Ebbene, questo metodo “scientifico”, nel periodo post-bellico, lungi dall’essere abbandonato, si è solo espanso ulteriormente, per toccare tutti i lati della terra! Come abbiamo già detto (2), l’Italia è stato il teatro della progettazione della futura “strategia della tensione permanente”. Da quel momento, con la vittoria definitiva del “fronte liberale” (massonico, plutocratico, messianico), tale metodo si è sviluppato in ogni ambito della società civile. Ad iniziare dal comparto militare, che, come da sperimentazione avvenuta durante la guerra 39-45, ha applicato la pratica dello sterminio sistematico delle popolazioni con grande “successo”. Dunque, quello che abbiamo visto, e quello che stiamo vedendo sotto i nostri occhi, nei vari teatri di guerra sparsi nel globo (alla faccia della “Pace e Gioia”!), è esattamente questa strategia. Le vittime civili delle operazioni militari sono volute, cercate e usate.

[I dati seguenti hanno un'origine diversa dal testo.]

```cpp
__global__ __launch_bounds__(512) void lstm_wgrad_kernel(WgradParams p) {
    extern __shared__ __attribute__((aligned(16))) char smem[];
    const int tid = threadIdx.x, lane = tid & 63;
    const int wave = __builtin_amdgcn_readfirstlane(tid >> 6);
    const int wm = wave >> 1, wn = wave & 1;
    int kc, job;
    if (p.xcd_groups) {
        const int w = blockIdx.x, per = p.njobs / 2;
        const int slot = w >> 3, grp = (w & 7) * p.xcd_groups + slot / per;
        kc = grp >> 1;
        job = (grp & 1) * per + slot % per;
    } else {
        job = blockIdx.x % p.njobs;
        kc = blockIdx.x / p.njobs;
    }
    const int per_dir = p.njobs / 2, dir = job / per_dir, jj = job % per_dir;
    const bool is_x = p.x != nullptr && jj < 5;
    const int mt = dir * 5 + (p.x != nullptr ? jj % 5 : jj);
    const __bf16 *bsrc = is_x ? p.x : p.hp[dir];
    const int k_begin = kc * p.rows_per_chunk, nstage = p.rows_per_chunk / KT;

    rsrc_words rs[PW];
    u32 voff[PW], lds_off[PW], soff[PW], stride[PW];
#pragma unroll
    for (int i = 0; i < PW; ++i) {
        const int q = wave + 8 * i;
        const bool isa = q < A_DMA, real = q < A_DMA + B_DMA;
        const unsigned long long base = (unsigned long long)(isa ? (const void *)p.dg : (const void *)bsrc);
        rs[i].x = __builtin_amdgcn_readfirstlane((int)(unsigned)base);
        rs[i].y = __builtin_amdgcn_readfirstlane((int)((unsigned)(base >> 32) & 0xffffu));
        rs[i].z = __builtin_amdgcn_readfirstlane(real ? (int)((u32)p.K * (isa ? 8 * HN * 2 : HN * 2)) : 0);
        rs[i].w = 0x00020000;
        stride[i] = isa ? KT * 8 * HN * 2 : KT * HN * 2;
        soff[i] = (u32)k_begin * (isa ? 8 * HN * 2 : HN * 2);
        lds_off[i] = real ? (u32)q * 1024u : (u32)DUMMY;
        if (isa) {
            const int L = 64 * q + lane, k = L / ACH, pos = L % ACH;
            voff[i] = (u32)k * (8 * HN * 2) + (u32)mt * PA + (u32)swz_a(pos, k) * 16u;
        } else {
            const int L = 64 * ((q - A_DMA) % B_DMA) + lane, k = L / BCH, pos = L % BCH;
            voff[i] = (u32)k * (HN * 2) + (u32)swz_b(pos, k) * 16u;
        }
    }
    u32 wslot = 0;
    const u32 smem_base = lds_addr(smem);
    auto issue_one = [&](int i) {
        dma16(rs[i], smem_base + wslot + lds_off[i], voff[i], soff[i]);
        soff[i] += stride[i];
    };
    auto issue_done = [&]() { wslot = wslot + STAGE == NS * STAGE ? 0u : wslot + STAGE; };

    const int g = lane >> 4, q4 = (lane & 15) >> 2, pp = lane & 3;
    const int krow = 8 * (g >> 1) + q4;
    u32 a_off[2], b_off[5];
#pragma unroll
    for (int i = 0; i < 2; ++i) {
        const int chunk = (wm * 64 + 32 * i) / 8 + 2 * (g & 1) + (pp >> 1);
        a_off[i] = (u32)krow * PA + (u32)swz_a(chunk, krow) * 16u + (u32)(pp & 1) * 8u;
    }
#pragma unroll
    for (int j = 0; j < 5; ++j) {
        const int chunk = (wn * 160 + 32 * j) / 8 + 2 * (g & 1) + (pp >> 1);
        b_off[j] = (u32)A_BYTES + (u32)krow * PB + (u32)swz_b(chunk, krow) * 16u + (u32)(pp & 1) * 8u;
    }
    f32x16 acc[2][5];
#pragma unroll
    for (int i = 0; i < 2; ++i)
#pragma unroll
        for (int j = 0; j < 5; ++j)
#pragma unroll
            for (int r = 0; r < 16; ++r) acc[i][j][r] = 0.f;
    bf16x8 fa[2][2], fb[2][5];
    u32 rslot = 0;

#define WG_MFMA(J) do { \
        acc[0][J] = __builtin_amdgcn_mfma_f32_32x32x16_bf16(a[0], b[J], acc[0][J], 0, 0, 0); \
        acc[1][J] = __builtin_amdgcn_mfma_f32_32x32x16_bf16(a[1], b[J], acc[1][J], 0, 0, 0); } while (0)
    auto step = [&](bf16x8 (&a)[2], bf16x8 (&b)[5], bf16x8 (&na)[2], bf16x8 (&nb)[5]) {
        asm volatile("s_waitcnt vmcnt(%0)\n\ts_barrier" ::"n"((NS - 3) * PW) : "memory");
        const char *rs_ = smem + rslot;
        WG_MFMA(0);
        na[0] = tr_frag(rs_ + a_off[0], 4 * PA);
        na[1] = tr_frag(rs_ + a_off[1], 4 * PA);
        __builtin_amdgcn_sched_barrier(0);
        WG_MFMA(1);
        nb[0] = tr_frag(rs_ + b_off[0], 4 * PB);
        nb[1] = tr_frag(rs_ + b_off[1], 4 * PB);
        issue_one(0);
        __builtin_amdgcn_sched_barrier(0);
        WG_MFMA(2);
        nb[2] = tr_frag(rs_ + b_off[2], 4 * PB);
        nb[3] = tr_frag(rs_ + b_off[3], 4 * PB);
        issue_one(1);
        __builtin_amdgcn_sched_barrier(0);
        WG_MFMA(3);
        nb[4] = tr_frag(rs_ + b_off[4], 4 * PB);
        issue_one(2);
        __builtin_amdgcn_sched_barrier(0);
        WG_MFMA(4);
        issue_done();
        rslot = rslot + STAGE == NS * STAGE ? 0u : rslot + STAGE;
        __builtin_amdgcn_sched_barrier(0);
    };
    for (int st = 0; st < NS - 1; ++st) {
#pragma unroll
        for (int i = 0; i < PW; ++i) issue_one(i);
        issue_done();
    }
    asm volatile("s_waitcnt vmcnt(%0)\n\ts_barrier" ::"n"((NS - 2) * PW) : "memory");
    fa[0][0] = tr_frag(smem + a_off[0], 4 * PA);
    fa[0][1] = tr_frag(smem + a_off[1], 4 * PA);
#pragma unroll
    for (int j = 0; j < 5; ++j) fb[0][j] = tr_frag(smem + b_off[j], 4 * PB);
    rslot = STAGE;
    for (int st = 0; st < nstage; st += 2) {
        step(fa[0], fb[0], fa[1], fb[1]);
        step(fa[1], fb[1], fa[0], fb[0]);
    }
#undef WG_MFMA
    asm volatile("s_waitcnt vmcnt(0)" ::: "memory");
    float *out = p.partial + ((((size_t)kc * p.njobs + job) * 8 + wave) * 10) * 1024;
#pragma unroll
    for (int i = 0; i < 2; ++i)
#pragma unroll
        for (int j = 0; j < 5; ++j)
#pragma unroll
            for (int r = 0; r < 16; ++r) out[((i * 5 + j) * 16 + r) * 64 + lane] = acc[i][j][r];
}

__global__ void lstm_wgrad_reduce_kernel(const float *partial, int nkc, int njobs, int with_x,
                                         float *dw_ih, float *dw_hh) {
    const size_t per = (size_t)njobs * 8 * 10 * 1024;
    const size_t idx = (size_t)blockIdx.x * blockDim.x + threadIdx.x;
    if (idx >= per) return;
    float s = 0.f;
    for (int kc = 0; kc < nkc; ++kc) s += partial[(size_t)kc * per + idx];
    const int lane = (int)(idx & 63), reg = (int)((idx >> 6) & 15);
    size_t rest = idx >> 10;
    const int tile = (int)(rest % 10); rest /= 10;
    const int wave = (int)(rest & 7), job = (int)(rest >> 3);
    const int per_dir = njobs / 2, dir = job / per_dir, jj = job % per_dir;
    const bool is_x = with_x && jj < 5;
    const int mt = dir * 5 + (with_x ? jj % 5 : jj);
    const int wm = wave >> 1, wn = wave & 1, i = tile / 5, j = tile % 5;
    const int row = (reg & 3) + 8 * (reg >> 2) + 4 * (lane >> 5);
    const int m = mt * MT + wm * 64 + 32 * i + row;
    const int n = wn * 160 + 32 * j + (lane & 31);
    (is_x ? dw_ih : dw_hh)[(size_t)m * HN + n] = s;
}

inline int cu_count() {
    int dev = 0, cus = 0;
    if (hipGetDevice(&dev) != hipSuccess) return 0;
    if (hipDeviceGetAttribute(&cus, hipDeviceAttributeMultiprocessorCount, dev) != hipSuccess) return 0;
    return cus;
}

struct Plan { int njobs, nkc, rows_per_chunk, xcd_groups; };
inline Plan make_plan(int K, int with_x) {
    Plan pl;
    pl.njobs = with_x ? 2 * NMT : NMT;
    int cus = cu_count();
    if (cus <= 0) cus = 256;
    pl.nkc = cus / pl.njobs > 0 ? cus / pl.njobs : 1;
    const int per_xcd = cus / 8, half = pl.njobs / 2;
    pl.xcd_groups = (cus % 8 == 0 && per_xcd >= half) ? per_xcd / half : 0;
    if (pl.xcd_groups) pl.nkc = 8 * pl.xcd_groups / 2;
    if (pl.nkc < 1) { pl.nkc = 1; pl.xcd_groups = 0; }
    const int per = (K + pl.nkc - 1) / pl.nkc;
    pl.rows_per_chunk = (per + 2 * KT - 1) / (2 * KT) * (2 * KT);
    if (pl.rows_per_chunk < 2 * KT) pl.rows_per_chunk = 2 * KT;
    return pl;
}

}

extern "C" int asr_lstm_wgrad_supported(int H) { return H == HN ? 1 : 0; }

extern "C" int64_t asr_lstm_wgrad_workspace_bytes(int T, int B, int H, int with_input) {
    if (T < 0 || B < 0 || H != HN) return -1;
    const Plan pl = make_plan(T * B, with_input);
    return (int64_t)pl.nkc * pl.njobs * 8 * 10 * 1024 * 4;
}

extern "C" int asr_lstm_wgrad_bf16(const void *dgates_bf16, const void *x_bf16, const void *y_bf16,
                                   int T, int B, int H, float *dw_ih, float *dw_hh,
                                   void *workspace, int64_t workspace_bytes, void *stream) {
    if (T <= 0 || B <= 0 || !dgates_bf16 || !y_bf16 || !dw_hh || !workspace) return ASR_EINVAL;
    if (H != HN) return ASR_EUNSUPPORTED;
    if ((x_bf16 == nullptr) != (dw_ih == nullptr)) return ASR_EINVAL;
    const int with_x = x_bf16 ? 1 : 0;
    const int64_t K = (int64_t)T * B;
    if ((K + 64 * KT) * 8 * HN * 2 >= (1ll << 31)) return ASR_EUNSUPPORTED;
    if (workspace_bytes < asr_lstm_wgrad_workspace_bytes(T, B, H, with_x)) return ASR_EINVAL;
    hipStream_t s = (hipStream_t)stream;
    const Plan pl = make_plan((int)K, with_x);
    WgradParams p;
    p.dg = (const __bf16 *)dgates_bf16;
    p.x = (const __bf16 *)x_bf16;
    const __bf16 *y = (const __bf16 *)y_bf16;
    p.hp[0] = y;
    p.hp[1] = y + ((size_t)(T + 2) + 2) * B * HN;
    p.partial = (float *)workspace;
    p.K = (int)K;
    p.rows_per_chunk = pl.rows_per_chunk;
    p.njobs = pl.njobs;
    p.xcd_groups = pl.xcd_groups;
    const size_t per = (size_t)pl.njobs * 8 * 10 * 1024;
    if (hipFuncSetAttribute((const void *)lstm_wgrad_kernel, hipFuncAttributeMaxDynamicSharedMemorySize,
                            LDS_BYTES) != hipSuccess)
        return ASR_ELAUNCH;
    hipLaunchKernelGGL(lstm_wgrad_kernel, dim3(pl.njobs * pl.nkc), dim3(512), LDS_BYTES, s, p);
    hipLaunchKernelGGL(lstm_wgrad_reduce_kernel, dim3((unsigned)((per + 255) / 256)), dim3(256), 0, s,
                       p.partial, pl.nkc, pl.njobs, with_x, dw_ih, dw_hh);
    return hipGetLastError() == hipSuccess ? ASR_OK : ASR_ELAUNCH;
}
```

Measured before the change: 36.62 million frames/s.

## Add native fused wgrad kernel for first LSTM layer with 352-wide input

Generalizes the LSTM weight-gradient MFMA kernel via a WIDE template so it also handles an input feature width of 352. Layer 0 can then compute dW_ih and dW_hh in one native launch instead of running the native dW_hh kernel plus a separate fallback GEMM for dW_ih. The path is on by default and can be turned off with ASR_LSTM_L0_NATIVE=0. In exchange it adds uneven work across wave columns (six tiles versus five), out-of-range DMA offsets for padding columns, and a larger workspace.

```diff
diff --git a/include/asr_amd.h b/include/asr_amd.h
--- a/include/asr_amd.h
+++ b/include/asr_amd.h
@@ -112,6 +112,12 @@
 int asr_lstm_wgrad_bf16(const void *dgates_bf16, const void *x_bf16, const void *y_bf16,
                         int T, int B, int H, float *dw_ih, float *dw_hh,
                         void *workspace, int64_t workspace_bytes, void *stream);
+
+int asr_lstm_wgrad_in_supported(int H, int F);
+int64_t asr_lstm_wgrad_in_workspace_bytes(int T, int B, int H, int F);
+int asr_lstm_wgrad_in_bf16(const void *dgates_bf16, const void *x_bf16, const void *y_bf16,
+                           int T, int B, int H, int F, float *dw_ih, float *dw_hh,
+                           void *workspace, int64_t workspace_bytes, void *stream);
 
 int asr_lstm_dgrad_supported(int H);
 int asr_lstm_dgrad_bf16(const void *dgates_bf16, const void *w_ih_bf16, int T, int B, int H,
diff --git a/pytorch-asr_amd/att_speech/_native.py b/pytorch-asr_amd/att_speech/_native.py
--- a/pytorch-asr_amd/att_speech/_native.py
+++ b/pytorch-asr_amd/att_speech/_native.py
@@ -131,6 +131,9 @@
     'asr_lstm_dgrad_bf16': (_i, [_vp, _vp, _i, _i, _i, _vp, _vp]),
     'asr_lstm_wgrad_workspace_bytes': (_i64, [_i, _i, _i, _i]),
     'asr_lstm_wgrad_bf16': (_i, [_vp, _vp, _vp, _i, _i, _i, _vp, _vp, _vp, _i64, _vp]),
+    'asr_lstm_wgrad_in_supported': (_i, [_i, _i]),
+    'asr_lstm_wgrad_in_workspace_bytes': (_i64, [_i, _i, _i, _i]),
+    'asr_lstm_wgrad_in_bf16': (_i, [_vp, _vp, _vp, _i, _i, _i, _i, _vp, _vp, _vp, _i64, _vp]),
     'asr_lstm_bidir_fwd_fused_bf16': (_i, [_vp, _vp, _vp, _vp, _i, _i, _i, _i, _vp, _vp, _vp, _vp, _vp, _i64, _vp, _vp]),
     'asr_gru_workspace_bytes': (_i64, [_i, _i]),
     'asr_gru_supported': (_i, [_i, _i]),
@@ -599,6 +602,31 @@
     return dw_ih, dw_hh
 
 
+def lstm_wgrad_in_supported(H, F):
+    return bool(lib().asr_lstm_wgrad_in_supported(int(H), int(F)))
+
+
+def lstm_wgrad_in(dgates, x_bf16, y_bf16):
+    dgates = _dev(dgates, torch.bfloat16, 'dgates')
+    y_bf16 = _dev(y_bf16, torch.bfloat16, 'y_bf16')
+    x_bf16 = _dev(x_bf16, torch.bfloat16, 'x')
+    T, B, H = dgates.shape[0], dgates.shape[1], dgates.shape[3] // 4
+    if x_bf16.dim() != 2 or x_bf16.shape[0] != T * B:
+        raise ValueError('lstm_wgrad_in: x must be [T*B, F]')
+    F = x_bf16.shape[1]
+    dev = dgates.device
+    L = lib()
+    nbytes = L.asr_lstm_wgrad_in_workspace_bytes(T, B, H, F)
+    if nbytes < 0:
+        raise NativeLibraryError('asr_lstm_wgrad_in: unsupported sizes H = %d, F = %d' % (H, F))
+    dw_ih = torch.empty((8 * H, F), dtype=torch.float32, device=dev)
+    dw_hh = torch.empty((2, 4 * H, H), dtype=torch.float32, device=dev)
+    ws = torch.empty(nbytes, dtype=torch.uint8, device=dev)
+    check(L.asr_lstm_wgrad_in_bf16(_p(dgates), _p(x_bf16), _p(y_bf16), T, B, H, F, _p(dw_ih), _p(dw_hh),
+                                   _p(ws), nbytes, _stream()), 'asr_lstm_wgrad_in_bf16')
+    return dw_ih, dw_hh
+
+
 def _dy_mode(dy, planes):
     if planes:
         if dy.dim() != 4 or dy.shape[0] != 2:
diff --git a/pytorch-asr_amd/att_speech/modules/encoders/native_lstm.py b/pytorch-asr_amd/att_speech/modules/encoders/native_lstm.py
--- a/pytorch-asr_amd/att_speech/modules/encoders/native_lstm.py
+++ b/pytorch-asr_amd/att_speech/modules/encoders/native_lstm.py
@@ -92,6 +92,9 @@
             and (T * B + 1024) * 16 * H < 2 ** 31:
         if F == H:
             dw_ih, dw_hh = _native.lstm_wgrad(dgb.view(T, B, 2, 4 * H), xb, ybf)
+            return dw_ih, [dw_hh[0], dw_hh[1]]
+        if os.environ.get('ASR_LSTM_L0_NATIVE', '1') != '0' and _native.lstm_wgrad_in_supported(H, F):
+            dw_ih, dw_hh = _native.lstm_wgrad_in(dgb.view(T, B, 2, 4 * H), xb, ybf)
             return dw_ih, [dw_hh[0], dw_hh[1]]
         _, dw_hh = _native.lstm_wgrad(dgb.view(T, B, 2, 4 * H), None, ybf)
         TB = T * B
diff --git a/pytorch-asr_amd/csrc/lstm_wgrad.hip b/pytorch-asr_amd/csrc/lstm_wgrad.hip
--- a/pytorch-asr_amd/csrc/lstm_wgrad.hip
+++ b/pytorch-asr_amd/csrc/lstm_wgrad.hip
@@ -12,18 +12,28 @@
 typedef unsigned int u32;
 
 constexpr int HN = 320;
+constexpr int FW = 352;
 constexpr int MT = 256;
 constexpr int KT = 16;
 constexpr int NS = 8;
-constexpr int PA = MT * 2, PB = HN * 2;
-constexpr int ACH = MT / 8, BCH = HN / 8;
-constexpr int A_BYTES = KT * PA, B_BYTES = KT * PB;
-constexpr int STAGE = A_BYTES + B_BYTES;
-constexpr int A_DMA = KT * ACH / 64, B_DMA = KT * BCH / 64;
+constexpr int PA = MT * 2;
+constexpr int ACH = MT / 8;
+constexpr int A_BYTES = KT * PA;
+constexpr int A_DMA = KT * ACH / 64;
 constexpr int PW = 3;
-constexpr int DUMMY = NS * STAGE;
-constexpr int LDS_BYTES = NS * STAGE + 1024;
 constexpr int NMT = 8 * HN / MT;
+template <bool WIDE> struct Geo {
+    static constexpr int NB = WIDE ? FW : HN;
+    static constexpr int PB = NB * 2;
+    static constexpr int BCH = NB / 8;
+    static constexpr int B_BYTES = KT * PB;
+    static constexpr int STAGE = A_BYTES + B_BYTES;
+    static constexpr int B_DMA = KT * BCH / 64;
+    static constexpr int DUMMY = NS * STAGE;
+    static constexpr int LDS_BYTES = NS * STAGE + 1024;
+    static constexpr int NT = WIDE ? 6 : 5;
+    static_assert(A_DMA + B_DMA <= 8 * PW && LDS_BYTES <= 160 * 1024, "stage does not fit");
+};
 
 struct WgradParams {
     const __bf16 *dg;
@@ -59,11 +69,18 @@
 __device__ __forceinline__ int swz_a(int chunk, int k) { return chunk ^ ((k & 3) << 2); }
 __device__ __forceinline__ int swz_b(int chunk, int k) { return chunk ^ (((k & 3) >> 1) << 2); }
 
+template <bool WIDE> __device__ __host__ __forceinline__ int wave_col(int wave) {
+    return WIDE ? (wave ^ (wave >> 2)) & 1 : wave & 1;
+}
+
+template <bool WIDE>
 __global__ __launch_bounds__(512) void lstm_wgrad_kernel(WgradParams p) {
+    using G = Geo<WIDE>;
+    constexpr int PB = G::PB, BCH = G::BCH, STAGE = G::STAGE, B_DMA = G::B_DMA, DUMMY = G::DUMMY;
     extern __shared__ __attribute__((aligned(16))) char smem[];
     const int tid = threadIdx.x, lane = tid & 63;
     const int wave = __builtin_amdgcn_readfirstlane(tid >> 6);
-    const int wm = wave >> 1, wn = wave & 1;
+    const int wm = wave >> 1, wn = wave_col<WIDE>(wave);
     int kc, job;
     if (p.xcd_groups) {
         const int w = blockIdx.x, per = p.njobs / 2;
@@ -79,6 +96,7 @@
     const int mt = dir * 5 + (p.x != nullptr ? jj % 5 : jj);
     const __bf16 *bsrc = is_x ? p.x : p.hp[dir];
     const int k_begin = kc * p.rows_per_chunk, nstage = p.rows_per_chunk / KT;
+    const int bcols = WIDE && is_x ? FW : HN, bpitch = bcols * 2;
 
     rsrc_words rs[PW];
     u32 voff[PW], lds_off[PW], soff[PW], stride[PW];
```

Non esiste, e non è mai esistito il “danno collaterale”. Soprattutto oggi, che la “precisione” e la incisività in una operazione potrebbe raggiungere la perfezione.
Tale obiettivo è relativo alla “visione” messianica, ovviamente delirante, che abita le menti e i cuori dei “potenti del mondo”. Ma molti non mancano di denunciare questa realtà, anche se, purtroppo, lungi dall’identificarne le reali motivazioni (3), così come la reale cura, rimanendo megafoni del sistema antifascista globale, e quindi di fatto quinte colonne dello stesso. E’ il caso, clamoroso, di Norman Finkelstein. Il famoso uomo di cultura, ebreo, è stato per molto tempo la punta di diamante della denuncia dello sfruttamento dei crimini, come può essere la persecuzione anti-ebraica avvenuta durante la II guerra mondiale, a sua detta a favore di benefici politici ed economici. In pratica, Finkelstein accusa non solo la classe dirigente ebraica internazionale, ma anche coloro che di tal prassi hanno fatto la loro bandiera. In questa strategia, i morti, i massacri, le distruzioni, devono essere praticate obbligatoriamente. Esse servono, per raggiungere scopi politici precisi, come per esempio l’insediamento in un particolare lembo di terra, l’occupazione di una data nazione con conseguente furto delle sue risorse, e via distruggendo. Per questi “nobilissimi” scopi, non si lesina nell’uso di “manovalanza” molto bassa, come gruppi mercenari e marionette usate come puntello per generare il “caso grave” (con il solito metodo della “falsa bandiera”), per il quale si deve rendere necessario un intervento, il più devastante possibile. E siccome la devastazione è necessaria, l’opinione pubblica la deve “desiderare”. Per “desiderare” lo sterminio di un proprio simile, è altresì necessario creare il “mostro”. Su questa base, possiamo vedere lo stesso conflitto, endemico, israelo-palestinese, ma anche quello russovietico-ucraino.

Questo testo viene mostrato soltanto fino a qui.